I have only told one other person in my life about this (my fiancee). I am lost. Spiritually.
I grew up in the Methodist church, was baptized Catholic, and saved Southern Baptist. One would think that I have a pretty good handle on my faith....and I used to think that I did.
I try to make it a point to give thanks, to say 'bless you' when someone sneezes, and to offer a prayer when someone is in trouble.
The truth is that for the last several years, I don't know if these actions go past the top of my head.
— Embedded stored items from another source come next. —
# soedinglab/spacedust

Hardware: AMD Instinct MI355X
Metric: clustersearch throughput (genome-pairs/s; SW GCUPS alongside) (higher is better)
Workload: dtype int16

## Files before the change

### spacedust_amd/csrc/hip/sd_sw.hip

```cpp
#include "sd_common.h"
#include <unistd.h>


#include <algorithm>
#include <cmath>
#include <cstring>
#include <memory>
#include <omp.h>
#include <numeric>

#include "../host/sd_host.h"
#include "sd_sw_pk.h"

namespace {

using sdpk::SwTask;

template <int RT>
__global__ void __launch_bounds__(64)
sw_score_kernel(const SwTask *__restrict__ tasks, uint32_t nTasks, const uint8_t *__restrict__ qRes,
                const int8_t *__restrict__ qBias, const uint8_t *__restrict__ tRes, const int8_t *__restrict__ mat,
                int go, int ge, int32_t *__restrict__ out, uint2 *__restrict__ boundary,
                const uint32_t *__restrict__ order ,
                const int8_t *__restrict__ qProf ) {
// ... 804 lines not shown
    }
    SD_HIP(ctx, hipMemcpyAsync(hPin, dOut, (size_t) nSlots * 3 * sizeof(int32_t), hipMemcpyDeviceToHost, ctx->stream));
    SD_HIP(ctx, sdStreamSync(ctx));
    memcpy(hOut.data(), hPin, (size_t) nSlots * 3 * sizeof(int32_t));
    return SD_OK;
}


constexpr uint32_t N_NARROW_CLASSES = 24;
constexpr uint32_t FIRST_NARROW_MULTI = 21;
constexpr uint32_t N_PK_CLASSES = 14;
constexpr uint32_t FIRST_MULTI_PK = 11;
constexpr uint32_t FIRST_WIDE_CLASS = N_NARROW_CLASSES;
constexpr uint32_t FIRST_INT32_CLASS = FIRST_WIDE_CLASS + N_PK_CLASSES;
constexpr uint32_t N_SCORE_CLASSES = FIRST_INT32_CLASS + 4;
static_assert(N_SCORE_CLASSES < 63, "class boundaries are found by one 64-lane wavefront; six class bits in the pair key");
enum ScoreKernel { SCORE_PK = 0, SCORE_PK_WIDE = 1, SCORE_INT32 = 2 };
constexpr uint32_t KEY_INVALID = N_SCORE_CLASSES * 1024u;
__host__ __device__ __forceinline__ bool scoreClassIsMulti(uint32_t ci) {
    return (ci >= FIRST_NARROW_MULTI && ci < FIRST_WIDE_CLASS) || (ci >= FIRST_WIDE_CLASS + FIRST_MULTI_PK && ci < FIRST_INT32_CLASS);
}
__device__ __forceinline__ uint32_t scoreKey(int n, int tL, int kernel, int wideRowLimit = 800) {
    int ci;
    if (kernel == SCORE_PK_WIDE && min(n, tL) > wideRowLimit) kernel = SCORE_INT32;
    if (kernel == SCORE_INT32 || tL > 65535) {
        ci = FIRST_INT32_CLASS + (n <= 128 ? 0 : (n <= 256 ? 1 : (n <= 512 ? 2 : 3)));
    } else if (kernel == SCORE_PK_WIDE) {
        if (n <= 192) ci = n <= 128 ? 0 : 1;
        else if (n <= 384) ci = 2 + (n - 193) / 32;
        else if (n <= 768) ci = n <= 512 ? 8 : (n <= 640 ? 9 : 10);
        else ci = min((int) FIRST_MULTI_PK + (n + 511) / 512 - 2, 13);
        ci += FIRST_WIDE_CLASS;
    } else {
        if (n <= 128) ci = 0;
        else if (n <= 768) ci = (n + 31) / 32 - 4;
        else ci = min((int) FIRST_NARROW_MULTI + (n + 511) / 512 - 2, (int) FIRST_WIDE_CLASS - 1);
    }
    return (uint32_t) ci * 1024u + (uint32_t) (1023 - min(tL >> 4, 1023));
}

struct DevGateParams {
    int go, ge, matMin, swMode, covMode, wideRowLimit;
    float covThr;
    double evalThr;
    double lambda, K, aI, bI, alphaI, betaI, aJ, bJ, alphaJ, betaJ, sigma, tau, viThr, vjThr, cThr, dbResidues;
};

__device__ double devEvalue(const DevGateParams &e, double y_, double qLen) {
    const double m_ = e.dbResidues, n_ = qLen;
    const double const_val = 0.3989422804014327;
    double tmp = e.aI * y_ + e.bI;
    double m_li_y = m_ - tmp;
    double vi_y = fmax(e.viThr, e.alphaI * y_ + e.betaI);
    double sqrt_vi_y = sqrt(vi_y);
    double m_F = sqrt_vi_y == 0.0 ? 1e100 : m_li_y / sqrt_vi_y;
    double P_m_F = 0.5 * erfc(-sqrt(0.5) * m_F);
    double E_m_F = -const_val * exp(-0.5 * m_F * m_F);
    double p1 = m_li_y * P_m_F - sqrt_vi_y * E_m_F;
    tmp = e.aJ * y_ + e.bJ;
    double n_lj_y = n_ - tmp;
    double vj_y = fmax(e.vjThr, e.alphaJ * y_ + e.betaJ);
    double sqrt_vj_y = sqrt(vj_y);
    double n_F = sqrt_vj_y == 0.0 ? 1e100 : n_lj_y / sqrt_vj_y;
    double P_n_F = 0.5 * erfc(-sqrt(0.5) * n_F);
    double E_n_F = -const_val * exp(-0.5 * n_F * n_F);
    double p2 = n_lj_y * P_n_F - sqrt_vj_y * E_n_F;
    double c_y = fmax(e.cThr, e.sigma * y_ + e.tau);
    double area = p1 * p2 + c_y * (P_m_F * P_n_F);
    return e.K * exp(-e.lambda * y_) * area;
}

__device__ __forceinline__ float devCov(unsigned int startPos, unsigned int endPos, unsigned int len) {
    return (min(len, max(startPos, endPos)) - min(startPos, endPos) + 1) / (float) len;
}
__device__ __forceinline__ bool devHasCoverage(float covThr, int covMode, float qCov, float tCov) {
    switch (covMode) {
        case 0: return (qCov >= covThr) && (tCov >= covThr);
        case 2: return qCov >= covThr;
        case 1: return tCov >= covThr;
        default: return true;
    }
}

__global__ void __launch_bounds__(256)
k_pre_word(uint32_t nPairs, const uint32_t *__restrict__ pairQ, const uint32_t *__restrict__ pairT, const uint16_t *__restrict__ pairDiag,
           const uint32_t *__restrict__ fwdKeys, const uint64_t *__restrict__ qOff, const uint64_t *__restrict__ tOff,
           const uint8_t *__restrict__ qRes, const int8_t *__restrict__ qBias, const uint8_t *__restrict__ tRes, const int8_t *__restrict__ mat,
           const int8_t *__restrict__ qProf, const int32_t *__restrict__ minBias, int matMin, uint8_t *__restrict__ preWord,
           uint32_t *__restrict__ pass1Keys) {
    __shared__ int8_t smat[441];
    for (int x = threadIdx.x; x < 441; x += blockDim.x) smat[x] = mat[x];
    __syncthreads();
    const uint32_t i = blockIdx.x * blockDim.x + threadIdx.x;
    if (i >= nPairs) return;
    uint8_t pw = 0;
    const uint32_t key = fwdKeys[i];
    if (key != KEY_INVALID) {
        const uint64_t qo = qOff[pairQ[i]], to = tOff[pairT[i]];
        const int qL = (int) (qOff[pairQ[i] + 1] - qo), tL = (int) (tOff[pairT[i] + 1] - to);
        if (qL < 32768 && tL < 32768 && pairDiag[i] != 0x8000) {
            const int d = (int) (int16_t) pairDiag[i];
            int q0 = d >= 0 ? d : 0, t0 = d >= 0 ? 0 : -d;
            const int n = min(qL - q0, tL - t0);
            const int need = 255 - (abs(matMin) + abs(minBias[pairQ[i]]));
            int run = 0, best = 0;
            for (int x = 0; x < n && best < need; x++) {
                const int qr = qRes[qo + q0 + x], tr = tRes[to + t0 + x];
                run += qProf ? (int) qProf[(qo + q0 + x) * 21 + tr] : (int) smat[tr * 21 + qr] + (int) qBias[qo + q0 + x];
                run = run < 0 ? 0 : run;
                best = run > best ? run : best;
            }
            pw = best >= need ? 1 : 0;
        }
    }
    preWord[i] = pw;
    pass1Keys[i] = pw ? KEY_INVALID : key;
}
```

When my dad died, I was so angry. I felt that God had made a mistake and begged for him to correct it, for him to tell me why my dad was taken away. I prayed that the dreams of my dad would stop and prayed at the same time that they never stop.
Needless to say, I didn't get an answer. What I got was advice from my step mother to stop calling and to find a support group in my area. I also got my husband (at the time) telling me that he couldn't be with me because I was depressed and that I needed to leave because he didn't want to be with me anymore.
It's all so confusing. I used to know who I was, what I wanted, and I had my faith. Even after all of that, even with all the questioning and raging to God, I still had hope that I would find my faith again.
Seven years later, I am losing hope. Sometimes, I think that I can feel that faith in my heart, but mostly, I just feel lost.
I know my faith will find a home eventually. Whether it is in God, Science, energy, Paganism, Buddhism, Hinduism, or some other idea of where I came from and more importantly WHY I am here...that part I don't know, it might be one of those, all of them, or maybe none of them.
In the meantime, I will be waiting patiently.